10th Class Mathematics Polynomials Question Bank Case Based (MCQs) - Polynomials

  • question_answer
    If the sum of the roots is \[-p\] and product of the roots \[-\frac{1}{p}\] is, then the quadratic polynomial is:

    A) \[k\left( -p{{x}^{2}}+\frac{x}{p}+1 \right)\]

    B) \[k\left( p{{x}^{2}}-\frac{x}{p}-1 \right)\]

    C) \[k\left( {{x}^{2}}+px-\frac{1}{p} \right)\]

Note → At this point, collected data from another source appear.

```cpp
int launch_ipa_module_persistent(const diffab_dims* d, float* xa, float* xb, const float* R, const float* t, float* ws, const void* planes,
                                 const float* pair_planes, hipStream_t st, const float* emb_X, const MlpChainSet* emb,
                                 const MlpChainSet* heads, const int* ctx_of_row, int n_ctx) {
  DIFFAB_REQUIRE(ipa_module_persistent_supported(d) && xa && xb && R && t && ws && planes && pair_planes, DIFFAB_ERR_ARG,
                 "ipa_module_persistent: unsupported operands");
  const size_t rows = static_cast<size_t>(d->B) * d->K;
  ModuleArgs a{};
  a.xa = xa;
  a.xb = xb;
  a.proj = ws;
  a.feat = ws + rows * ANP;
  a.pair = pair_planes + 64;
  a.esc = pair_row_scales(d, pair_planes, n_ctx);
  a.ctx_of_row = ctx_of_row;
  a.R = R;
  a.t = t;
  a.planes = static_cast<const char*>(planes);
  a.layer_stride = ipa_layer_planes_bytes();
  a.pj_off = ipa_layer_h3_pj_offset();
  a.out_off = ipa_layer_h3_out_offset();
  a.wis_off = ipa_layer_h3_wis_offset();
  a.small_off = ipa_layer_small_offset();
  a.stamps = g_module_stamps;
  if (emb_X != nullptr) {
    DIFFAB_REQUIRE(emb && heads && d->D == 128 && (reinterpret_cast<uintptr_t>(emb_X) & 15) == 0, DIFFAB_ERR_ARG,
                   "ipa_module_persistent: the fused MLP phases need both chain sets");
    a.emb_X = emb_X;
    a.emb = *emb;
    a.heads = *heads;
  }
  a.B = d->B;
  a.NL = d->NL;
  a.stagger_ticks = g_stagger_ticks;
  a.stagger_classes = g_stagger_classes;
  int dev = 0, ncu = 256;
  if (hipGetDevice(&dev) == hipSuccess) (void)hipDeviceGetAttribute(&ncu, hipDeviceAttributeMultiprocessorCount, dev);
  const int grid = d->B < ncu ? d->B : ncu;
#define MODULE_LAUNCH(K_)                                                                                                       \
  do {                                                                                                                            \
    DIFFAB_HIP_CHECK(hipFuncSetAttribute(reinterpret_cast<const void*>(ipa_module_persistent_kernel<K_>),                         \
                                         hipFuncAttributeMaxDynamicSharedMemorySize, static_cast<int>(kModuleLdsBytes)));        \
    timer_begin(st);                                                                                                              \
    hipLaunchKernelGGL((ipa_module_persistent_kernel<K_>), dim3(grid), dim3(512), kModuleLdsBytes, st, a);                        \
    timer_end(st);                                                                                                                \
  } while (0)
  if (d->K == 128) MODULE_LAUNCH(128);
  else MODULE_LAUNCH(256);
#undef MODULE_LAUNCH
  DIFFAB_LAUNCH_CHECK();
  return DIFFAB_OK;
}

}
```

diffab-pytorch_amd/csrc/proj_frames_h3_tile.h:

```cpp
#pragma once
#include <hip/hip_runtime.h>
#include <cstdint>

#include "rowgemm_h3_tile.h"

namespace diffab {
namespace pjh3 {
using h3tile::f16x8;
using h3tile::f32x4;
using h3tile::h3_scale;
using h3tile::split2;
#define PJH3_FENCE() asm volatile("" ::: "memory")
constexpr int PJ_NP = 1344, PJ_GQ = 768;
constexpr int PJ_B = 96, PJ_NB = PJ_NP / PJ_B, PJ_ROWS = 128;
constexpr int PJ_LD = 80;
constexpr int PJ_STAGE_ELEMS = 2 * PJ_B * 64;
constexpr int PJ_STAGE_LDS = 2 * PJ_B * PJ_LD;
constexpr int PJ_LDS_BYTES = 2 * PJ_STAGE_LDS * 2 + PJ_ROWS * 12 * 4 + PJ_ROWS * 4;
struct __attribute__((packed, aligned(4))) pj_f3 { float x, y, z; };
__device__ __forceinline__ float mul1(float a, float b) {
#pragma clang fp contract(off)
  return a * b;
}

template <bool FULL, bool SPLIT = false, bool PROJ = true>
__device__ __forceinline__ void proj_frames_h3_tile(_Float16* __restrict__ pj_lds, const int tid, const int tile_m, const int split_i,
                                                    const int split_n, const float* __restrict__ X, const _Float16* __restrict__ Wc,
                                                    const float* __restrict__ wis, const float* __restrict__ R, const float* __restrict__ t,
                                                    float* __restrict__ Y, int M, const int nb_rt = 0, const int n_rt = 0, const int ldy_rt = 0) {
  const int NB = PROJ ? PJ_NB : nb_rt, ldy = PROJ ? PJ_NP : ldy_rt, frames_from = PROJ ? PJ_GQ / PJ_B : NB;
  const int blk0 = SPLIT ? (NB * split_i) / split_n : 0;
  const int blk1 = SPLIT ? (NB * (split_i + 1)) / split_n : NB;
  float* Rt = reinterpret_cast<float*>(pj_lds + 2 * PJ_STAGE_LDS);
  float* Sx = Rt + PJ_ROWS * 12;
  const int lane = tid & 63, wv = tid >> 6;
  const int l15 = lane & 15, g = lane >> 4, rw = wv & 3, cw = wv >> 2;
  const int m0 = tile_m * PJ_ROWS;
  float* ybase = Y + static_cast<int64_t>(m0 + 32 * rw + 4 * g) * ldy + 48 * cw + 3 * l15;
  const int col0 = 48 * cw + 3 * l15;

  int st_dst[3];
#pragma unroll
  for (int i = 0; i < 3; ++i) {
    const int idx = tid + 512 * i, pl = idx / 768, rem = idx % 768;
    st_dst[i] = (pl * PJ_B + (rem >> 3)) * PJ_LD + (rem & 7) * 8;
  }
  f32x4 wreg[3];
  const int NSTAGE = 2 * blk1;
  auto load_w = [&](int stg) {
    stg = stg < NSTAGE ? stg : NSTAGE - 1;
    const _Float16* src = Wc + static_cast<size_t>(stg) * PJ_STAGE_ELEMS + tid * 8;
#pragma unroll
    for (int i = 0; i < 3; ++i) wreg[i] = *reinterpret_cast<const f32x4*>(src + 512 * 8 * i);
  };
  auto store_w = [&](int buf) {
#pragma unroll
    for (int i = 0; i < 3; ++i) *reinterpret_cast<f32x4*>(pj_lds + buf * PJ_STAGE_LDS + st_dst[i]) = wreg[i];
  };
  load_w(2 * blk0);
  f16x8 a[2][4][2];
#pragma unroll
  for (int mt = 0; mt < 2; ++mt) {
    const int row = m0 + 32 * rw + 16 * mt + l15;
    f32x4 v[4][2];
    float m = 0.0f;
#pragma unroll
    for (int q = 0; q < 4; ++q) {
      v[q][0] = v[q][1] = f32x4{0.f, 0.f, 0.f, 0.f};
      if (FULL || row < M) {
        const float* xp = X + static_cast<int64_t>(row) * 128 + 32 * q + 8 * g;
        v[q][0] = *reinterpret_cast<const f32x4*>(xp);
        v[q][1] = *reinterpret_cast<const f32x4*>(xp + 4);
      }
#pragma unroll
      for (int c = 0; c < 8; ++c) m = fmaxf(m, fabsf(v[q][c >> 2][c & 3]));
    }
    m = fmaxf(m, __shfl_xor(m, 16));
    m = fmaxf(m, __shfl_xor(m, 32));
    float s, is;
    h3_scale(m, s, is);
    if (g == 0) Sx[32 * rw + 16 * mt + l15] = is;
#pragma unroll
    for (int q = 0; q < 4; ++q)
#pragma unroll
      for (int c = 0; c < 8; ++c) {
        _Float16 h1, h2;
        split2(v[q][c >> 2][c & 3] * s, h1, h2);
        a[mt][q][0][c] = h1;
        a[mt][q][1][c] = h2;
      }
  }
  for (int idx = tid; PROJ && idx < PJ_ROWS * 12; idx += 512) {
    const int row = idx / 12, cc = idx % 12, gr = m0 + row;
    float v = 0.0f;
    if (FULL || gr < M) v = cc < 9 ? R[static_cast<int64_t>(gr) * 9 + cc] : t[static_cast<int64_t>(gr) * 3 + (cc - 9)];
    Rt[idx] = v;
  }
  PJH3_FENCE();
  store_w(0);
  load_w(2 * blk0 + 1);
  PJH3_FENCE();
  __syncthreads();

  auto epilogue_piece = [&](const f32x4 (&acc)[2][3], const pj_f3 wsc, int blk, int piece) {
    const int mt = piece >> 2, r = piece & 3;
    const int lrow = 32 * rw + 16 * mt + 4 * g + r;
    const float isx = Sx[lrow];
    const float vx = mul1(acc[mt][0][r], mul1(isx, wsc.x)), vy = mul1(acc[mt][1][r], mul1(isx, wsc.y)), vz0 = mul1(acc[mt][2][r], mul1(isx, wsc.z));
    float ox = vx, oy = vy, oz = vz0;
    if (PROJ && blk >= frames_from) {
      const f32x4* F = reinterpret_cast<const f32x4*>(Rt + lrow * 12);
      const f32x4 f0 = F[0], f1 = F[1], f2 = F[2];
      const float vz = vz0;
      ox = __builtin_fmaf(vz, f1[2], __builtin_fmaf(vy, f0[3], mul1(vx, f0[0]))) + f2[1];
      oy = __builtin_fmaf(vz, f1[3], __builtin_fmaf(vy, f1[0], mul1(vx, f0[1]))) + f2[2];
      oz = __builtin_fmaf(vz, f2[0], __builtin_fmaf(vy, f1[1], mul1(vx, f0[2]))) + f2[3];
    }
    if (FULL || m0 + lrow < M) {
      float* yp = ybase + (16 * mt + r) * ldy + PJ_B * blk;
      if constexpr (PROJ) {
        pj_f3 o{ox, oy, oz};
        *reinterpret_cast<pj_f3*>(yp) = o;
      } else {
        const int c = PJ_B * blk + col0;
        if (c < n_rt) yp[0] = ox;
        if (c + 1 < n_rt) yp[1] = oy;
        if (c + 2 < n_rt) yp[2] = oz;
      }
    }
  };
  auto run_block = [&](f32x4 (&cur)[2][3], const f32x4 (&prev)[2][3], const pj_f3 wprev, int blk) {
#pragma unroll
    for (int mt = 0; mt < 2; ++mt)
#pragma unroll
      for (int tt = 0; tt < 3; ++tt) cur[mt][tt] = f32x4{0.f, 0.f, 0.f, 0.f};
#pragma unroll
    for (int kh = 0; kh < 2; ++kh) {
      store_w(kh ^ 1);
      load_w(2 * blk + kh + 2);
      PJH3_FENCE();
      const _Float16* wl = pj_lds + kh * PJ_STAGE_LDS + (48 * cw + l15) * PJ_LD + 8 * g;
#pragma unroll
      for (int ks = 0; ks < 2; ++ks) {
        f16x8 b[3][2];
#pragma unroll
        for (int pl = 0; pl < 2; ++pl)
#pragma unroll
          for (int tt = 0; tt < 3; ++tt) b[tt][pl] = *reinterpret_cast<const f16x8*>(wl + (pl * PJ_B + 16 * tt) * PJ_LD + 32 * ks);
#pragma unroll
        for (int term = 0; term < 3; ++term) {
          const int pa = term == 0 ? 1 : 0, pb = term == 1 ? 1 : 0;
#pragma unroll
          for (int mt = 0; mt < 2; ++mt)
#pragma unroll
            for (int tt = 0; tt < 3; ++tt)
              cur[mt][tt] = __builtin_amdgcn_mfma_f32_16x16x32_f16(a[mt][2 * kh + ks][pa], b[tt][pb], cur[mt][tt], 0, 0, 0);
          if (kh == 0 && blk > blk0) {
            epilogue_piece(prev, wprev, blk - 1, 4 * ks + term);
            if (term == 2) epilogue_piece(prev, wprev, blk - 1, 4 * ks + 3);
            __builtin_amdgcn_sched_barrier(0);
          }
        }
      }
      __syncthreads();
    }
  };
  auto wsc_of = [&](int blk) { return *reinterpret_cast<const pj_f3*>(wis + PJ_B * blk + col0); };
  f32x4 accA[2][3], accB[2][3];
  pj_f3 wA = wsc_of(blk0), wB = wA;
  int blk = blk0;
  for (; blk + 1 < blk1; blk += 2) {
    run_block(accA, accB, wB, blk);
    wB = wsc_of(blk + 1);
    run_block(accB, accA, wA, blk + 1);
    if (blk + 2 < blk1) wA = wsc_of(blk + 2);
  }
  if ((SPLIT || !PROJ) && blk < blk1) {
    run_block(accA, accB, wB, blk);
#pragma unroll
    for (int piece = 0; piece < 8; ++piece) epilogue_piece(accA, wA, blk, piece);
  } else {
#pragma unroll
    for (int piece = 0; piece < 8; ++piece) epilogue_piece(accB, wB, blk1 - 1, piece);
  }
}
#undef PJH3_FENCE
}
}
```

    D) \[k\left( {{x}^{2}}-px+\frac{1}{p} \right)\]

    Correct Answer: C

    Solution :

    Given that, sum of the roots \[=-p\]
    and product of the roots \[=\frac{-1}{p}\]
    \[\therefore \]Required quadratic polynomial
    \[=k\,[{{x}^{2}}-(\text{sum of the roots})x+\text{product of the roots}]\] \[=k\left[ {{x}^{2}}-(-p)x+\left( -\frac{1}{p} \right) \right]=k\left[ {{x}^{2}}+px-\frac{1}{p} \right]\]
    where k is an arbitrary constant.                         
    So, option [c] is correct.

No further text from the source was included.